High levels of cholesterol in the blood are probably the best known risk factor for coronary heart disease. Now a high cholesterol level means that your LDL in blood is high because LDL carries about two thirds of the cholesterol in blood. There’s no clear cutoff point for a high plasma cholesterol concentration. In the UK, it’s set at 5 millimoles per litre for borderline high. But the average plasma cholesterol level in the country is 5.5 millimoles per litre. So most people are borderline high or worse. So it’s a rather strange situation. You can bring down your plasma cholesterol level, the LDL level, by using drugs called statins, which pretty well everyone has heard of.
Now these will bring down your cholesterol by about 30% to 50% depending on the type of statin. And that will bring down the risk of getting a heart attack by about 25% to 50%. How does that work? They bring down the plasma LDL level so less LDL gets into the arterial wall and so atherosclerosis doesn’t proceed so fast. Also if you’ve got a high cholesterol level, your platelets are more likely to aggregate and form a thrombus. So statins should bring down that risk as well. As well as bad cholesterol (LDL) there’s good cholesterol, HDL, or high-density lipoprotein. Now the higher your HDL, the less your risk of getting a heart attack.
It’s interesting that HDL is higher in women than in men. And women get coronary heart disease about ten years later than men do. At the menopause, however, the HDL is about the same in men and women.
So how does HDL work? Well, we’re not quite sure, but we think that it may work in the reverse way to LDL. LDL takes cholesterol from the blood into the arterial wall. HDL may take it the other way from the arterial wall from atherosclerotic lesions back into the blood. Another mechanism by which HDL may be protective is that it contains an enzyme called paraoxonase. This inactivates some inflammatory factors. And don’t forget atherosclerosis is an inflammatory disease. In fact, it was discovered here at the University of Reading that HDL contains paraoxonase. A better marker of the risk of coronary heart disease than LDL alone is the ratio of LDL to HDL.

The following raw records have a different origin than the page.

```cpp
int tpc_launch_mark_owner_long(const TpcLaunch &a, int C, const uint64_t *marks, uint64_t n_marks, uint32_t world, int32_t *owner);
int TPC_PASS2_FN(tpc_launch_mark_owner)(const TpcLaunch &a, int C, const uint64_t *marks, uint64_t n_marks, uint32_t world, int32_t *owner)
{
    if (n_marks == 0) return 0;
#if TPC_PASS2_PART == 0
    if (C > 2) return tpc_launch_mark_owner_long(a, C, marks, n_marks, world, owner);
#endif
#define CALL(C_) hipLaunchKernelGGL((k_mark_owner<C_>), dim3(nblk(n_marks, 256)), dim3(256), 0, a.stream, a.P, a.tab, a.bases, marks, n_marks, world, owner)
    TPC_DISPATCH_C(C, CALL)
#undef CALL
    return 0;
}

int tpc_launch_mark_records_long(const TpcLaunch &a, int C, const uint64_t *marks, uint64_t n_marks, uint32_t world, uint64_t *records, int32_t *owner);
int TPC_PASS2_FN(tpc_launch_mark_records)(const TpcLaunch &a, int C, const uint64_t *marks, uint64_t n_marks, uint32_t world, uint64_t *records, int32_t *owner)
{
    if (n_marks == 0) return 0;
#if TPC_PASS2_PART == 0
    if (C > 2) return tpc_launch_mark_records_long(a, C, marks, n_marks, world, records, owner);
#endif
#define CALL(C_) hipLaunchKernelGGL((k_mark_records<C_>), dim3(nblk(n_marks, 256)), dim3(256), 0, a.stream, a.P, a.tab, a.bases, a.nmask, marks, n_marks, world, records, owner)
    TPC_DISPATCH_C(C, CALL)
#undef CALL
    return 0;
}

int tpc_launch_table_records_long(const TpcLaunch &a, int C, const uint64_t *marks, const void *table, uint64_t cap, const uint64_t *block_off, uint32_t world,
                                  uint64_t *records, int32_t *owner);
uint64_t TPC_PASS2_FN(tpc_scan2_chunk)(uint64_t cap);
int TPC_PASS2_FN(tpc_launch_table_records)(const TpcLaunch &a, int C, const uint64_t *marks, const void *table, uint64_t cap, const uint64_t *block_off, uint32_t world,
                                           uint64_t *records, int32_t *owner)
{
#if TPC_PASS2_PART == 0
    if (C > 2) return tpc_launch_table_records_long(a, C, marks, table, cap, block_off, world, records, owner);
#endif
    const uint64_t chunk = TPC_PASS2_FN(tpc_scan2_chunk)(cap);
#define CALL(C_) hipLaunchKernelGGL((k_table_records<C_>), dim3(TPC_SCAN2_BLOCKS), dim3(256), 0, a.stream, a.P, a.tab, a.bases, marks, (const Slot *)table, cap, chunk, block_off, world, records, owner)
    TPC_DISPATCH_C(C, CALL)
#undef CALL
    return 0;
}

int tpc_launch_filter2_rec_long(const TpcLaunch &a, int C, const uint64_t *records, uint64_t n, void *table, uint64_t cap, bool counted, unsigned long long *overflow);
int TPC_PASS2_FN(tpc_launch_filter2_rec)(const TpcLaunch &a, int C, const uint64_t *records, uint64_t n, void *table, uint64_t cap, bool counted,
                                         unsigned long long *overflow)
{
    if (n == 0) return 0;
#if TPC_PASS2_PART == 0
    if (C > 2) return tpc_launch_filter2_rec_long(a, C, records, n, table, cap, counted, overflow);
#endif
#define CALL(C_)                                                                                                                                  \
    if (counted) hipLaunchKernelGGL((k_filter2_rec<C_, true>), dim3(nblk(n, 256)), dim3(256), 0, a.stream, records, n, (Slot *)table, cap, overflow); \
    else hipLaunchKernelGGL((k_filter2_rec<C_, false>), dim3(nblk(n, 256)), dim3(256), 0, a.stream, records, n, (Slot *)table, cap, overflow)
    TPC_DISPATCH_C(C, CALL)
#undef CALL
    return 0;
}

uint64_t TPC_PASS2_FN(tpc_scan2_chunk)(uint64_t cap);
int tpc_launch_scan2_write_rec_long(const TpcLaunch &a, int C, const uint64_t *records, const void *table, uint64_t cap, uint64_t abundance, bool counted,
                                    const uint64_t *block_off, uint64_t *keys_out);
int TPC_PASS2_FN(tpc_launch_scan2_write_rec)(const TpcLaunch &a, int C, const uint64_t *records, const void *table, uint64_t cap, uint64_t abundance, bool counted,
                                             const uint64_t *block_off, uint64_t *keys_out)
{
#if TPC_PASS2_PART == 0
    if (C > 2) return tpc_launch_scan2_write_rec_long(a, C, records, table, cap, abundance, counted, block_off, keys_out);
#endif
    const uint64_t chunk = TPC_PASS2_FN(tpc_scan2_chunk)(cap);
#define CALL(C_) hipLaunchKernelGGL((k_scan2_write_rec<C_>), dim3(TPC_SCAN2_BLOCKS), dim3(256), 0, a.stream, records, (const Slot *)table, cap, chunk, abundance, counted ? 1 : 0, block_off, keys_out)
    TPC_DISPATCH_C(C, CALL)
#undef CALL
    return 0;
}

uint64_t TPC_PASS2_FN(tpc_scan2_chunk)(uint64_t cap) { return ((cap + TPC_SCAN2_BLOCKS - 1) / TPC_SCAN2_BLOCKS + 255) / 256 * 256; }

#if TPC_PASS2_PART == 0
int tpc_launch_scan2_count(const TpcLaunch &a, const void *table, uint64_t cap, uint64_t abundance, bool counted, uint64_t *block_tp,
                           uint64_t *block_used, unsigned long long *totals)
{
    const uint64_t chunk = tpc_scan2_chunk(cap);
    hipLaunchKernelGGL(k_scan2_count, dim3(TPC_SCAN2_BLOCKS), dim3(256), 0, a.stream, (const Slot *)table, cap, chunk, abundance, counted ? 1 : 0,
                       block_tp, block_used);
    hipLaunchKernelGGL(k_scan_sums, dim3(1), dim3(256), 0, a.stream, block_tp, (uint64_t)TPC_SCAN2_BLOCKS, totals);
    hipLaunchKernelGGL(k_scan_sums, dim3(1), dim3(256), 0, a.stream, block_used, (uint64_t)TPC_SCAN2_BLOCKS, totals + 1);
    return 0;
}

#endif

int TPC_PASS2_FN(tpc_launch_scan2_write)(const TpcLaunch &a, int C, const uint64_t *marks, const void *table, uint64_t cap, uint64_t abundance, bool counted,
                           const uint64_t *block_off, uint64_t *keys_out)
{
#if TPC_PASS2_PART == 0
    if (C > 2) return tpc_launch_scan2_write_long(a, C, marks, table, cap, abundance, counted, block_off, keys_out);
#endif
    const uint64_t chunk = TPC_PASS2_FN(tpc_scan2_chunk)(cap);
#define CALL(C_) hipLaunchKernelGGL((k_scan2_write<C_>), dim3(TPC_SCAN2_BLOCKS), dim3(256), 0, a.stream, a.P, a.tab, a.bases, marks, (const Slot *)table, cap, chunk, abundance, counted ? 1 : 0, block_off, keys_out)
    TPC_DISPATCH_C(C, CALL)
#undef CALL
    return 0;
}

#if TPC_PASS2_PART == 0
int tpc_launch_sort_keys(hipStream_t s, int C, int k, uint64_t *keys, uint64_t J, void **scratch, size_t *scratch_bytes)
{
    if (J < 2) return 0;
    hipError_t e;
    if (C == 1) {
        size_t tmp_bytes = 0;
        int end_bit = 2 * k;
        if (end_bit > 64) end_bit = 64;
        uint64_t *out = nullptr;
        if ((e = rocprim::radix_sort_keys(nullptr, tmp_bytes, keys, out, J, 0, end_bit, s)) != hipSuccess) return -2;
        const size_t out_bytes = (J * sizeof(uint64_t) + 255) & ~(size_t)255;
        const size_t need = out_bytes + (tmp_bytes ? tmp_bytes : 8);
        if (need > *scratch_bytes) {
            if (*scratch) (void)hipFree(*scratch);
            *scratch = nullptr; *scratch_bytes = 0;
            if (hipMalloc(scratch, need + need / 4) != hipSuccess) return -3;
            *scratch_bytes = need + need / 4;
        }
        out = (uint64_t *)*scratch;
        void *tmp = (char *)*scratch + out_bytes;
        e = rocprim::radix_sort_keys(tmp, tmp_bytes, keys, out, J, 0, end_bit, s);
        if (e == hipSuccess) e = hipMemcpyAsync(keys, out, J * sizeof(uint64_t), hipMemcpyDeviceToDevice, s);
        return e == hipSuccess ? 0 : -2;
    }
    return tpc_launch_sort_keys_long(s, C, keys, J);
}
#endif

#if TPC_PASS2_PART == 1
int tpc_launch_sort_keys_long(hipStream_t s, int C, uint64_t *keys, uint64_t J)
{
    uint64_t *kw = nullptr, *kw2 = nullptr, *out = nullptr;
    uint32_t *perm = nullptr, *perm2 = nullptr;
    void *tmp = nullptr;
    size_t tmp_bytes = 0;
    int rc = 0;
    if (rocprim::radix_sort_pairs(nullptr, tmp_bytes, kw, kw2, perm, perm2, J, 0, 64, s) != hipSuccess) return -2;
    if (hipMalloc(&kw, J * 8) != hipSuccess || hipMalloc(&kw2, J * 8) != hipSuccess || hipMalloc(&out, J * C * 8) != hipSuccess ||
        hipMalloc(&perm, J * 4) != hipSuccess || hipMalloc(&perm2, J * 4) != hipSuccess || hipMalloc(&tmp, tmp_bytes ? tmp_bytes : 8) != hipSuccess) {
        rc = -3;
    } else {
        hipLaunchKernelGGL(k_iota, dim3(nblk(J, 256)), dim3(256), 0, s, perm, J);
        for (int w = C - 1; w >= 0 && rc == 0; w--) {
            hipLaunchKernelGGL(k_gather_word, dim3(nblk(J, 256)), dim3(256), 0, s, keys, perm, J, C, w, kw);
            if (rocprim::radix_sort_pairs(tmp, tmp_bytes, kw, kw2, perm, perm2, J, 0, 64, s) != hipSuccess) rc = -2;
            uint32_t *t = perm; perm = perm2; perm2 = t;
        }
        if (rc == 0) {
            hipLaunchKernelGGL(k_gather_keys, dim3(nblk(J, 256)), dim3(256), 0, s, keys, perm, J, C, out);
            if (hipMemcpyAsync(keys, out, J * C * 8, hipMemcpyDeviceToDevice, s) != hipSuccess) rc = -2;
        }
        (void)hipStreamSynchronize(s);
    }
    (void)hipFree(kw); (void)hipFree(kw2); (void)hipFree(out); (void)hipFree(perm); (void)hipFree(perm2); (void)hipFree(tmp);
    return rc;
}
#endif

int TPC_PASS2_FN(tpc_launch_idtab_build)(hipStream_t s, int C, const uint64_t *keys, uint64_t J, uint32_t *idtab, uint64_t cap)
{
    if (J == 0) return 0;
#if TPC_PASS2_PART == 0
    if (C > 2) return tpc_launch_idtab_build_long(s, C, keys, J, idtab, cap);
#endif
#define CALL(C_) hipLaunchKernelGGL((k_idtab_build<C_>), dim3(nblk(J, 256)), dim3(256), 0, s, keys, J, idtab, cap)
    TPC_DISPATCH_C(C, CALL)
#undef CALL
    return 0;
}

int TPC_PASS2_FN(tpc_launch_emit)(const TpcLaunch &a, int C, const uint64_t *marks, uint64_t n_marks, const uint64_t *keys, uint64_t J,
                    const uint32_t *idtab, uint64_t cap, int64_t *ids, unsigned long long *n_valid)
{
    if (n_marks == 0) return 0;
#if TPC_PASS2_PART == 0
    if (C > 2) return tpc_launch_emit_long(a, C, marks, n_marks, keys, J, idtab, cap, ids, n_valid);
#endif
#define CALL(C_) hipLaunchKernelGGL((k_emit<C_>), dim3(std::min<unsigned>(nblk(n_marks, 256), 16384u)), dim3(256), 0, a.stream, a.P, a.tab, a.bases, marks, n_marks, keys, J, idtab, cap, ids, n_valid)
    TPC_DISPATCH_C(C, CALL)
#undef CALL
    return 0;
}

#if TPC_PASS2_PART == 0
__global__ void k_warm_pass2() {}
int tpc_warm_pass2() { hipFuncAttributes a; return hipFuncGetAttributes(&a, reinterpret_cast<const void *>(k_warm_pass2)) == hipSuccess ? 0 : -1; }
#endif
```

Baseline: 12.38 billion.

Cholesterol is a fatty substance known as a lipid and is needed for the normal functioning of the body.

Dr David Leake explains the difference between bad cholesterol (LDL, or low density lipoprotein) and good cholesterol (HDL, or high density lipoprotein), and how both of these affect the risk of cardiovascular disease.

You can download the Week 4 supplement, which contains additional images and descriptions to help you understand the topics covered in this video.

British Heart Foundation resources

Find out more in the following, optional, video Cholesterol and heart disease; one of a series, produced by the British Heart Foundation Risking it: Fighting against risk factors in coronary heart disease.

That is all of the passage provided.